The task: Could you filter the records below and keep only the lines with the word "alloc"?

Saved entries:
int icv_profile_collect(icv_plan_t pl, icv_profile* out, int32_t max_records, int32_t* n_records) {
    if (!pl || !n_records || (max_records > 0 && !out)) return fail(ICV_ERR_INVALID, "bad profile_collect arguments");
    const int n = (int)(pl->prof_events.size() / 4);
    int k = 0;
    for (int i = 0; i < n; ++i) {
        hipEvent_t* ev = pl->prof_events.data() + 4 * i;
        if (k < max_records) {
            HIP_TRY(hipEventSynchronize(ev[3]));
            HIP_TRY(hipEventElapsedTime(&out[k].smooth_ms, ev[0], ev[1]));
            HIP_TRY(hipEventElapsedTime(&out[k].thresholds_ms, ev[1], ev[2]));
            HIP_TRY(hipEventElapsedTime(&out[k].apply_ms, ev[2], ev[3]));
            HIP_TRY(hipEventElapsedTime(&out[k].total_ms, ev[0], ev[3]));
            ++k;
        }
    }
    for (auto& e : pl->prof_events) (void)hipEventDestroy(e);
    pl->prof_events.clear();
    pl->prof_deferred = false;
    *n_records = k;
    return ICV_OK;
}

int icv_gene_values(icv_plan_t pl, const icv_matrix* m, const void* ref_lo, const void* ref_hi, double lfc_clip,
                    int32_t flags, const double* thr, int64_t chunksize, int64_t row_phase, double* gene_out,
                    int64_t ldg, void* stream) {
    int rc = check_matrix(pl, m);
    if (rc) return rc;
    PLAN_BUSY_GUARD(pl);
    if (!gene_out || ldg < m->n_cols) return fail(ICV_ERR_INVALID, "gene_out is null or ldg < n_cols");
    if (thr && (chunksize < 1 || row_phase < 0 || row_phase >= chunksize))
        return fail(ICV_ERR_INVALID, "chunksize / row_phase invalid");
    if ((rc = ensure_device(pl))) return rc;
    PLAN_ENTER(stream);
    const int64_t n = m->n_rows;
    if (n < 1) return ICV_OK;
    hipStream_t st = static_cast<hipStream_t>(stream);
    const int W = pl->p.W;
    AsyncBuf b_out32, b_win, b_cmed;
    HIP_TRY(b_out32.alloc((size_t)n * W * sizeof(float), st));
    HIP_TRY(b_win.alloc((size_t)n * W * sizeof(double), st));
    HIP_TRY(b_cmed.alloc((size_t)n * sizeof(double), st));
    if ((rc = run_steps(pl, m, ref_lo, ref_hi, lfc_clip, std::nan(""), 1, 0, flags, b_out32.as<float>(), W,
                        b_cmed.as<double>(), nullptr, nullptr, nullptr, b_win.as<double>(), W, stream)))
        return rc;
    return gene_from_windows(pl, b_win.as<double>(), W, n, thr, chunksize, row_phase, gene_out, ldg, st);
}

Result:
    HIP_TRY(b_out32.alloc((size_t)n * W * sizeof(float), st));
    HIP_TRY(b_win.alloc((size_t)n * W * sizeof(double), st));
    HIP_TRY(b_cmed.alloc((size_t)n * sizeof(double), st));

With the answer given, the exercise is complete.